Typical multi-degree-of-freedom apparatuses that include force feedback also include several other disadvantages. Since actuators which supply force feedback tend to be heavier and larger than sensors, they would provide inertial constraints if added to a device. There is also the problem of coupled actuators, where each actuator is coupled to a previous actuator in a chain such that a user who manipulates the object must carry the inertia of all of the subsequent actuators and links except for the first actuator in the chain. These types of interfaces also introduce tactile “noise” to the user through friction and compliance in signal transmission and limit the degree of sensitivity conveyed to the user through the actuators of the device.

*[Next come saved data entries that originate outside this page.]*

template <bool XR, int PH, bool STAGED> __global__ __launch_bounds__(256, 2) void up2k_kernel(Up2kArgs A)
{
    constexpr bool ZL = PH > 8;
    __shared__ cf img[kImgUnits];
    __shared__ cf tw1l[kTw1Units], tw2l[kTw2Units], tw3l[kTw3Units];
    __shared__ float4 stage[STAGED ? 4 * Up2kStage<PH>::kWaveUnits : 1];
    __shared__ cf zl[ZL ? 8 * 256 : 1];
    __shared__ unsigned long long up_noted;
    const int t = threadIdx.x;
    if (t == 0) up_noted = 0;
    {
        tw1l[t] = A.tw1[t]; tw1l[256 + t] = A.tw1[256 + t]; tw1l[512 + t] = A.tw1[512 + t];
        tw2l[t] = A.tw2[t]; tw2l[256 + t] = A.tw2[256 + t];
        if (t < kTw3Units) tw3l[t] = A.tw3[t];
    }
    __syncthreads();
    int64_t tile = walk::first_tile();
    cf Z[8];
    bool have_x = false;
    for (; tile < A.ntiles; tile += gridDim.x) {
        const bool has_next = tile + gridDim.x < A.ntiles;
        const bool pre_next = !ZL && has_next && up2k_interior(A, tile + gridDim.x);
        if (!have_x) {
            if (up2k_interior(A, tile)) {
                up2k_load_interior<XR>(A, tile, t, Z);
            } else {
                cf e[8];
                up2k_load_edge<XR>(A.x, tile * A.V - A.ov, A.n_hist, A.n, t, e);
#pragma unroll
                for (int m = 0; m < 8; ++m) Z[m] = e[m];
            }
        }
        have_x = pre_next;
        if constexpr (XR) {
#pragma unroll
            for (int m = 0; m < 8; ++m) Z[m].y = 0.f;
        }
        fwd_pass1(t, Z, tw1l, img);
        __syncthreads();
        fwd_pass2(t, tw2l, img);
        fwd_pass3(t, tw3l, img);
        fwd_pass4(t, img, Z);
        if constexpr (ZL) {
#pragma unroll
            for (int k = 0; k < 8; ++k) zl[k * 256 + t] = Z[k];
// ... 1 lines not shown
        bool poisoned = false;
        for (int g0 = 0; g0 < A.passes; g0 += PH) {
            const int cnt = A.passes - g0 < PH ? A.passes - g0 : PH;
            const bool last_group = g0 + cnt == A.passes;
            cf out[PH * 8];
            static_for<0, PH>([&](auto qc) __attribute__((always_inline)) {
                constexpr int q = decltype(qc)::value;
                if (q < cnt) {
                    float4 hh[4];
                    {
                        int tt = t;
                        asm volatile("" : "+v"(tt));
                        const volatile float4 *hp = reinterpret_cast<const volatile float4 *>(A.Hp) + (size_t)(g0 + q) * 1024;
#pragma unroll
                        for (int k = 0; k < 4; ++k) hh[k] = walk::vld(hp + (unsigned)(k * 256 + tt));
                    }
                    if constexpr (ZL) {
#pragma unroll
                        for (int k = 0; k < 8; ++k) out[8 * q + k] = zl[k * 256 + t];
                        mul_H(hh, out + 8 * q, out + 8 * q);
                    } else {
                        mul_H(hh, Z, out + 8 * q);
                        if (q == cnt - 1 && last_group && pre_next)
                            up2k_load_interior<XR>(A, tile + gridDim.x, t, Z);
                    }
                    inv_pass4(t, img, out + 8 * q);
                    inv_pass3<ZL>(t, tw3l, img);
                    inv_pass2<ZL>(t, tw2l, img);
                    __syncthreads();
                    inv_pass1(t, tw1l, img, out + 8 * q);
                    __syncthreads();
                    walk::pin<8>(out + 8 * q);
                }
            });
            if (!ZL && last_group && pre_next) walk::settle_x<XR, 8>(Z);
            poisoned |= not_finite(out[7].x) | not_finite(out[7].y);
            if constexpr (STAGED) {
                up2k_store_staged<PH>(A, tile, cnt, t, out, stage + Up2kStage<PH>::kWaveUnits * (t >> 6));
            } else if constexpr (XR) {
                if (A.odd_tail && last_group) up2k_store_direct<PH, true>(A, tile, g0, cnt, t, out);
                else up2k_store_direct<PH, false>(A, tile, g0, cnt, t, out);
            } else {
                up2k_store_direct<PH, false>(A, tile, g0, cnt, t, out);
            }
        }
        if (__builtin_expect(__any(poisoned), 0)) careful_note(&up_noted, (tile - walk::first_tile()) / gridDim.x);
    }
    const unsigned long long noted = careful_noted(&up_noted);
    if (__builtin_expect(noted != 0, 0)) {
        int64_t k = 0;
        for (int64_t tl = walk::first_tile(); tl < A.ntiles; tl += gridDim.x, ++k)
            if (careful_step_noted(noted, k)) up2k_careful_rows<XR>(A.x, A.y, A.n, A.n_hist, A.cf, A.row_bytes / (XR ? 4 : 8), tl * A.V, A.ov, t);
    }
}

bool fir_up2k_supported(const FirHandle *h, int L)
{
    if (L < 2 || L > 256) return false;
    const int T = up_taps_per_phase(h->ntaps, L);
    if (T - 1 > 1024) return false;
    return h->dtype == SKDSP_C64 || (h->dtype == SKDSP_F32 && !h->taps_complex);
}
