__global__ void snapshot_done_kernel(const CrState* st, int* host_slot) {
    __hip_atomic_store(host_slot, st->done, __ATOMIC_RELAXED, __HIP_MEMORY_SCOPE_SYSTEM);
}
__global__ void cycle_flags_kernel(const CrState* st, double interrupt_flag, double* flags) {
    flags[0] = (double)st->done;
    flags[1] = interrupt_flag;
}
__global__ void snapshot_flags_kernel(const double* flags, int* host_done, int* host_interrupt) {
    __hip_atomic_store(host_interrupt, (int)flags[1], __ATOMIC_RELAXED, __HIP_MEMORY_SCOPE_SYSTEM);
    __hip_atomic_store(host_done, (int)flags[0], __ATOMIC_RELAXED, __HIP_MEMORY_SCOPE_SYSTEM);
}

constexpr int kDoneRing = kWindow + 2;

static void ensure_comm_buffers(Context* c) {
    if (c->comm_scalars.size() < 64) c->comm_scalars.resize(64);
    if (c->comm_send.size() < (size_t)kNumPartialSlots) {
        c->comm_send.resize(kNumPartialSlots);
        IPXK_HIP(hipMemsetAsync(c->comm_send.get(), 0, sizeof(double) * kNumPartialSlots, c->stream));
    }
    const size_t need = (size_t)c->nranks * kNumPartialSlots;
    if (c->comm_gather.size() < need) c->comm_gather.resize(need);
}

struct Pub {
    Context* c;
    bool multi;
    explicit Pub(Context* ctx) : c(ctx), multi(comm_rows(ctx)) { if (multi) ensure_comm_buffers(ctx); }
    PartRef ref(int slot, int nparts) const {
        if (!multi) return PartRef{c->part(slot), nparts, 1};
        return PartRef{c->comm_gather.get() + slot, c->nranks, kNumPartialSlots};
    }
    void publish(int slot0, int n0, int op0, int slot1 = -1, int n1 = 0, int op1 = 0) const {
        if (!multi) return;
        hipLaunchKernelGGL(finalize_scalar_kernel, dim3(1), dim3(kBlock), 0, c->stream,
                           PartRef{c->part(slot0), n0, 1}, op0, c->comm_send.get() + slot0);
        if (slot1 >= 0)
            hipLaunchKernelGGL(finalize_scalar_kernel, dim3(1), dim3(kBlock), 0, c->stream,
                               PartRef{c->part(slot1), n1, 1}, op1, c->comm_send.get() + slot1);
        comm_allgather(c, c->comm_send.get(), c->comm_gather.get(), kNumPartialSlots);
    }
};

PartRef publish_scalar(Context* c, int slot, int count, int op) {
    const Pub pub(c);
    pub.publish(slot, count, op);
    return pub.ref(slot, count);
}

PartRef allreduce_scalar(Context* c, int slot, int count, int op) {
    ensure_comm_buffers(c);
    double* out = c->comm_scalars.get() + 62;
    hipLaunchKernelGGL(finalize_scalar_kernel, dim3(1), dim3(kBlock), 0, c->stream,
                       PartRef{c->part(slot), count, 1}, op, out);
    if (op == 0) comm_allreduce_sum(c, out, 1);
    else if (op == 1) comm_allreduce_max(c, out, 1);
    else comm_allreduce_min(c, out, 1);
    return PartRef{out, 1, 1};
}

double reduce_partials_host(Context* c, int slot, int count, bool is_max) {
    ensure_comm_buffers(c);
    double* out = c->comm_scalars.get() + 63;
    hipLaunchKernelGGL(finalize_scalar_kernel, dim3(1), dim3(kBlock), 0, c->stream,
                       PartRef{c->part(slot), count, 1}, is_max ? 1 : 0, out);
    if (comm_rows(c)) {
        if (is_max) comm_allreduce_max(c, out, 1);
        else comm_allreduce_sum(c, out, 1);
    }
    double v = 0.0;
    IPXK_HIP(hipMemcpyAsync(&v, out, sizeof(double), hipMemcpyDeviceToHost, c->stream));
    IPXK_HIP(hipStreamSynchronize(c->stream));
    return v;
}

static void ensure_workspaces(Context* c) {
    const size_t m = (size_t)(c->m > 0 ? c->m : 1);
    if (c->v_residual.size() != m) {
        c->v_residual.resize(m); c->v_sresidual.resize(m); c->v_step.resize(m);
        c->v_Cstep.resize(m); c->v_Cres.resize(m); c->v_pCstep.resize(m);
    }
    if (c->partials.size() == 0) c->partials.resize((size_t)kNumPartialSlots * kPartialStride);
    if (c->state.size() == 0) c->state.resize(1);
    if (!c->h_state) IPXK_HIP(hipHostMalloc(reinterpret_cast<void**>(&c->h_state), sizeof(CrState)));
    if (!c->ev_a) { IPXK_HIP(hipEventCreate(&c->ev_a)); IPXK_HIP(hipEventCreate(&c->ev_b)); }
    if (!c->h_cycle_done) {
        IPXK_HIP(hipHostMalloc(reinterpret_cast<void**>(&c->h_cycle_done), 64 * sizeof(int), hipHostMallocMapped));
        IPXK_HIP(hipHostGetDevicePointer(reinterpret_cast<void**>(&c->d_cycle_done), c->h_cycle_done, 0));
    }
    while ((int)c->ev_window.size() < kWindow + 1) {
        hipEvent_t e;
        IPXK_HIP(hipEventCreateWithFlags(&e, hipEventDisableTiming));
        c->ev_window.push_back(e);
    }
}

struct CrOps {
    int mode;
    int (*applyC)(Context*, const double* rhs, double* lhs, const int* done);
};

static int applyC_normal(Context* c, const double* rhs, double* lhs, const int* done) {
    int np = 0;
    time_mark(c, kTimeOp, true);
    normal_apply_dev(c, c->W, rhs, lhs, &np, done);
    time_mark(c, kTimeOp, false);
    return np;
}
static int applyC_split(Context* c, const double* rhs, double* lhs, const int* done) {
    return split_apply_dev(c, rhs, lhs, done);
}
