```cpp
__device__ __forceinline__ float4 load_kcontig(const float* __restrict__ rowp, bool row_ok, int k, int K,
                                               bool vec_ok) {
  float4 v = make_float4(0.f, 0.f, 0.f, 0.f);
  if (row_ok) {
    if (vec_ok && k + 3 < K) {
      v = *reinterpret_cast<const float4*>(rowp + k);
    } else {
      if (k + 0 < K) v.x = rowp[k + 0];
      if (k + 1 < K) v.y = rowp[k + 1];
      if (k + 2 < K) v.z = rowp[k + 2];
      if (k + 3 < K) v.w = rowp[k + 3];
    }
  }
  return v;
}

__device__ __forceinline__ float4 load_kstrided(const float* __restrict__ p, long ld, bool col_ok, int k,
                                                int K) {
  float4 v = make_float4(0.f, 0.f, 0.f, 0.f);
  if (col_ok) {
    const float* q = p + (long)k * ld;
    if (k + 3 < K) {
      v.x = q[0]; v.y = q[ld]; v.z = q[2 * ld]; v.w = q[3 * ld];
    } else {
      if (k + 0 < K) v.x = q[0];
      if (k + 1 < K) v.y = q[ld];
      if (k + 2 < K) v.z = q[2 * ld];
      if (k + 3 < K) v.w = q[3 * ld];
    }
  }
// ... 301 lines not shown
      if (p.precision == 0 && tile == 128 && t128 > 256 && t128 < 400 && p.splitk == 1) tile = 64;
    }
  }
  if (tile != 64 && tile != 128) return EAMD_EINVAL;

  if (p.gather.enabled) {
    const eamd_gather_t& g = p.gather;
    if (g.ntap < 1 || g.ntap > 9 || g.C <= 0 || g.C % BK != 0) return EAMD_EINVAL;
    if (!p.transA) {
      if (p.K != g.ntap * g.C) return EAMD_EINVAL;
    } else {
      if (p.M != g.ntap * g.C) return EAMD_EINVAL;
      if (g.C % tile != 0) return EAMD_EINVAL;
    }
  }
  if ((p.N + tile - 1) / tile > 65535) return EAMD_EUNSUPPORTED;
  if (p.h_dtype != 0 && p.h_dtype != 1) return EAMD_EINVAL;
  if (p.in_dtype == 1 && p.h_dtype != 0) return EAMD_EUNSUPPORTED;
  if (p.in_dtype != 1 && ((p.Hb && !(p.h_dtype == 1 && p.precision == 0)) || (p.drop_p != 0.f && p.precision != 0)))
    return EAMD_EUNSUPPORTED;
  if ((p.a_drop_p != 0.f || p.b_drop_p != 0.f) && (p.in_dtype != 0 || p.precision != 0)) return EAMD_EUNSUPPORTED;
  tile_out = tile;
  return EAMD_OK;
}

extern "C" int eamd_gemm(const eamd_gemm_t* pp, void* stream_) {
  if (!pp) return EAMD_EINVAL;
  eamd_gemm_t p = *pp;
  hipStream_t stream = (hipStream_t)stream_;
  int tile = 0;
  const int chk = gemm_check(p, tile);
  if (chk != EAMD_OK) return chk;
  const bool stats = p.epilogue == 7, rowgrad = p.epilogue == 8;
  if (p.in_dtype == 1) return eamd_gemm_bf16_dispatch(p, tile, stream);

  if (p.precision == 1 && p.gather.enabled && p.transA && !p.Hb && p.drop_p == 0.f && p.a_drop_p == 0.f &&
      p.b_drop_p == 0.f) {
    const int rc = eamd_gemm_f32_dispatch(p, tile, stream);
    if (rc != EAMD_EUNSUPPORTED) return rc;
  }
  if (p.precision == 0) {
    const int rc = eamd_gemm_f32_dispatch(p, tile, stream);
    if (rc != EAMD_EUNSUPPORTED) return rc;
    if (p.drop_p != 0.f || p.a_drop_p != 0.f || p.b_drop_p != 0.f || p.Hb) return EAMD_EUNSUPPORTED;
  }
  if (stats || rowgrad) return EAMD_EUNSUPPORTED;
  if (tile == 128) {
    return p.precision ? launch<128, 128, 1>(p, stream) : launch<128, 128, 0>(p, stream);
  }
  return p.precision ? launch<64, 64, 1>(p, stream) : launch<64, 64, 0>(p, stream);
}

int eamd_gemm_f32_multi(const eamd_gemm_t* ps, const int* tiles, int n, hipStream_t stream);

extern "C" int eamd_gemm_multi(const eamd_gemm_t* descs, int n, void* stream) {
  if (!descs || n < 1) return EAMD_EINVAL;
  if (n >= 2 && n <= EAMD_GEMM_MULTI_MAX) {
    eamd_gemm_t ps[EAMD_GEMM_MULTI_MAX];
    int tiles[EAMD_GEMM_MULTI_MAX];
    bool f32 = true;
    for (int i = 0; i < n; ++i) {
      ps[i] = descs[i];
      const int chk = gemm_check(ps[i], tiles[i]);
      if (chk != EAMD_OK) return chk;
      f32 = f32 && ps[i].in_dtype == 0 && ps[i].precision == 0;
    }
    if (f32) {
      const int rc = eamd_gemm_f32_multi(ps, tiles, n, (hipStream_t)stream);
      if (rc != EAMD_EUNSUPPORTED) return rc;
    }
  }
  for (int i = 0; i < n; ++i) {
    const int rc = eamd_gemm(&descs[i], stream);
    if (rc != EAMD_OK) return rc;
  }
  return EAMD_OK;
}

int eamd_gemm_f32_group_count(const eamd_gemm_t& p);
int eamd_gemm_f32_group_launch(const eamd_gemm_t* tab, const int* first, int n, int total, int tile, hipStream_t s);
int eamd_gemm_bf16_group_count(const eamd_gemm_t& p);
int eamd_gemm_bf16_group_launch(const eamd_gemm_t* tab, const int* first, int n, int total, int tile, hipStream_t s);

extern "C" int eamd_gemm_group_plan(const eamd_gemm_t* descs, int n, int32_t* first) {
  if (!descs || !first || n <= 0) return EAMD_EINVAL;
  long total = 0;
  for (int i = 0; i < n; ++i) {
    const eamd_gemm_t& p = descs[i];
    if (!p.A || !p.B || !p.C || p.M <= 0 || p.N <= 0 || p.K <= 0) return EAMD_EINVAL;
    if (p.in_dtype != descs[0].in_dtype || p.precision != descs[0].precision) return EAMD_EINVAL;
    if ((p.tile == 128) != (descs[0].tile == 128)) return EAMD_EINVAL;
    const int c = p.in_dtype == 1 ? eamd_gemm_bf16_group_count(p) : eamd_gemm_f32_group_count(p);
    if (c < 0) return c;
    first[i] = (int32_t)total;
    total += c;
    if (total >= (1L << 30)) return EAMD_EUNSUPPORTED;
  }
  first[n] = (int32_t)total;
  return (int)total;
}

extern "C" int eamd_gemm_group_launch(const eamd_gemm_t* descs_dev, const int32_t* first_dev, int n, int total, int in_dtype,
                                      int tile, void* stream) {
  if (!descs_dev || !first_dev || n <= 0 || total <= 0 || (tile != 64 && tile != 128)) return EAMD_EINVAL;
  return in_dtype == 1 ? eamd_gemm_bf16_group_launch(descs_dev, first_dev, n, total, tile, (hipStream_t)stream)
                       : eamd_gemm_f32_group_launch(descs_dev, first_dev, n, total, tile, (hipStream_t)stream);
}

extern "C" int eamd_abi_version(void) { return 1; }
```

espnet_amd/csrc/gemm_bf16.hip:

```cpp
#include <stdlib.h>
#include <type_traits>
#include "common.h"
#include "../../include/espnet_amd.h"

#include "gemm_bf16_common.h"

namespace {

template <int BM, int BN, bool TA, bool TB, bool FAST, bool GAT, bool ACT, bool ROWEPI = false>
__device__ __forceinline__ void gemm_bf16_body(const eamd_gemm_t& p, const int bid, const int nblk, const int zb) {
  constexpr int WM = BM / 2, WN = BN / 2;
  constexpr int MT = WM / 16, NTL = WN / 16;
  constexpr int NCA = BM / 32, NCB = BN / 32;
  constexpr int CPR_A = BM / 8, RPP_A = NT_ / CPR_A;
  constexpr int CPR_B = BN / 8, RPP_B = NT_ / CPR_B;
  using S = SmemB<BM, BN, TA, TB>;
  extern __shared__ __attribute__((aligned(16))) char smem_raw[];
  S& sm = *reinterpret_cast<S*>(smem_raw);

  const int t = threadIdx.x;
  const int lane = t & 63, wave = t >> 6;
  const int wm = wave >> 1, wn = wave & 1;
  const int tiles_n = (p.N + BN - 1) / BN;
  int tile_id, split;
  if (nblk < 0) {
    const int ntile = ((p.M + BM - 1) / BM) * tiles_n;
    const int per = (-nblk) >> 3;
    const int v = (bid & 7) * per + (bid >> 3);
    if (v >= ntile * p.splitk) return;
    split = v / ntile;
    tile_id = v - split * ntile;
  } else if (p.splitk > 1) {
    split = bid % p.splitk;
    tile_id = bid / p.splitk;
  } else {
    split = 0;
    const int ntile = nblk;
    const int id = bid, q = ntile >> 3, r = ntile & 7, xcd = id & 7, j = id >> 3;
    tile_id = (xcd < r ? xcd * (q + 1) : r * (q + 1) + (xcd - r) * q) + j;
  }
  const int tile_m = tile_id / tiles_n, tile_n = tile_id % tiles_n;
  const int m0 = tile_m * BM, n0 = tile_n * BN;
  const int b1 = zb / p.batch2, b2 = zb % p.batch2;
  const bf16_t* __restrict__ A = reinterpret_cast<const bf16_t*>(p.A) + b1 * p.sA1 + b2 * p.sA2;
  const bf16_t* __restrict__ B = reinterpret_cast<const bf16_t*>(p.B) + b1 * p.sB1 + b2 * p.sB2;
  const long coff = b1 * p.sC1 + b2 * p.sC2;

  const int nkt_total = (p.K + BK - 1) / BK;
  const int per = (nkt_total + p.splitk - 1) / p.splitk;
  const int kt_begin = split * per;
  const int kt_end = min(nkt_total, kt_begin + per);
  const int nkt = kt_end - kt_begin;

  constexpr bool gat = GAT;
  const bool a_vec = (p.lda % 8 == 0) && ((reinterpret_cast<uintptr_t>(A) & 15) == 0);
  const bool b_vec = (p.ldb % 8 == 0) && ((reinterpret_cast<uintptr_t>(B) & 15) == 0);

  int a_r[NCA], a_c[NCA], b_r[NCB], b_c[NCB];
#pragma unroll
  for (int i = 0; i < NCA; ++i) {
    if constexpr (TA) { a_r[i] = t / CPR_A + RPP_A * i; a_c[i] = t % CPR_A; }
    else              { a_r[i] = t / 8 + 32 * i;        a_c[i] = t % 8; }
  }
#pragma unroll
  for (int i = 0; i < NCB; ++i) {
    if constexpr (TB) { b_r[i] = t / CPR_B + RPP_B * i; b_c[i] = t % CPR_B; }
    else              { b_r[i] = t / 8 + 32 * i;        b_c[i] = t % 8; }
  }
  long a_off[NCA], b_off[NCB];
  if constexpr (FAST && !gat) {
#pragma unroll
    for (int i = 0; i < NCA; ++i) {
      if constexpr (!TA) a_off[i] = (long)min(m0 + a_r[i], p.M - 1) * p.lda + a_c[i] * 8;
      else a_off[i] = (long)a_r[i] * p.lda + min(m0 + a_c[i] * 8, (p.M - 1) & ~7);
    }
  }
  if constexpr (FAST) {
#pragma unroll
    for (int i = 0; i < NCB; ++i) {
      if constexpr (!TB) b_off[i] = (long)min(n0 + b_r[i], p.N - 1) * p.ldb + b_c[i] * 8;
      else b_off[i] = (long)b_r[i] * p.ldb + min(n0 + b_c[i] * 8, (p.N - 1) & ~7);
    }
  }
  RowStateB a_rs[NCA];
  if constexpr (gat && !TA) {
#pragma unroll
    for (int i = 0; i < NCA; ++i) a_rs[i] = decompose_b(p.gather, m0 + a_r[i], p.M);
  }
  GatherRegs gr = {0ull, 0ull, 1, 0, 0};
  if constexpr (gat) gr = gather_regs(p.gather);
  constexpr int DEPTH = BM >= 128 ? 3 : 4;
  constexpr int UNROLL = DEPTH % 2 ? 2 * DEPTH : DEPTH;
  uint4 ra[DEPTH][NCA], rb[DEPTH][NCB];
  const bool do_colsum = TA && p.colsum != nullptr && !gat && tile_n == 0;
  float cs[8];
#pragma unroll
  for (int j = 0; j < 8; ++j) cs[j] = 0.f;

  auto fill_poff = [&](int kt, int slot) __attribute__((always_inline)) {
    if (t < BK) {
      const int tap = m0 / gr.C;
      RowStateB s = decompose_b(p.gather, kt * BK + t, p.K);
      sm.poff[slot][t] = (int)gather_off_r(gr, s, tap);
    }
  };

  auto load_tile = [&](auto set_c, auto guard_c, int kt) __attribute__((always_inline)) {
    constexpr int SET = decltype(set_c)::value;
    constexpr bool GUARD = decltype(guard_c)::value;
    const int k0 = kt * BK;
    if constexpr (!TA) {
      if constexpr (!gat) {
#pragma unroll
        for (int i = 0; i < NCA; ++i) {
          const int m = m0 + a_r[i], k = k0 + a_c[i] * 8;
          if constexpr (FAST) {
            const int kk = (GUARD && k >= p.K) ? -a_c[i] * 8 : k0;
            ra[SET][i] = *reinterpret_cast<const uint4*>(A + a_off[i] + kk);
          } else {
            const int nv = m < p.M ? min(8, p.K - k) : 0;
            ra[SET][i] = load8(A, (long)m * p.lda + k, nv, a_vec);
          }
        }
      } else {
        const int tap = k0 / gr.C, c0 = k0 - tap * gr.C;
#pragma unroll
        for (int i = 0; i < NCA; ++i) {
          const long off = gather_off_r(gr, a_rs[i], tap);
          ra[SET][i] = load8_fast(A, off + c0 + a_c[i] * 8, off >= 0 ? 8 : 0);
        }
      }
    } else {
      if constexpr (!gat) {
#pragma unroll
// ... 416 lines not shown
```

In other situations, low-cost and portable mechanical interfaces having force feedback are desirable. Active actuators, such as motors, generate forces on an interface device and the user manipulating the interface device so that the interface device can move independently of the user. While active actuators often provide quite realistic force feedback, they can also be quite bulky and typically require large power supplies to operate. In addition, active actuators typically require high speed control signals to operate effectively and provide stability. In many situations, such high speed control signals and high power drive signals are not available or too costly, especially in the competitive, low-cost market of personal computers. Furthermore, active actuators can sometimes prove unsafe for a user when strong, unexpected forces are generated on a user of the interface who does not expect those forces.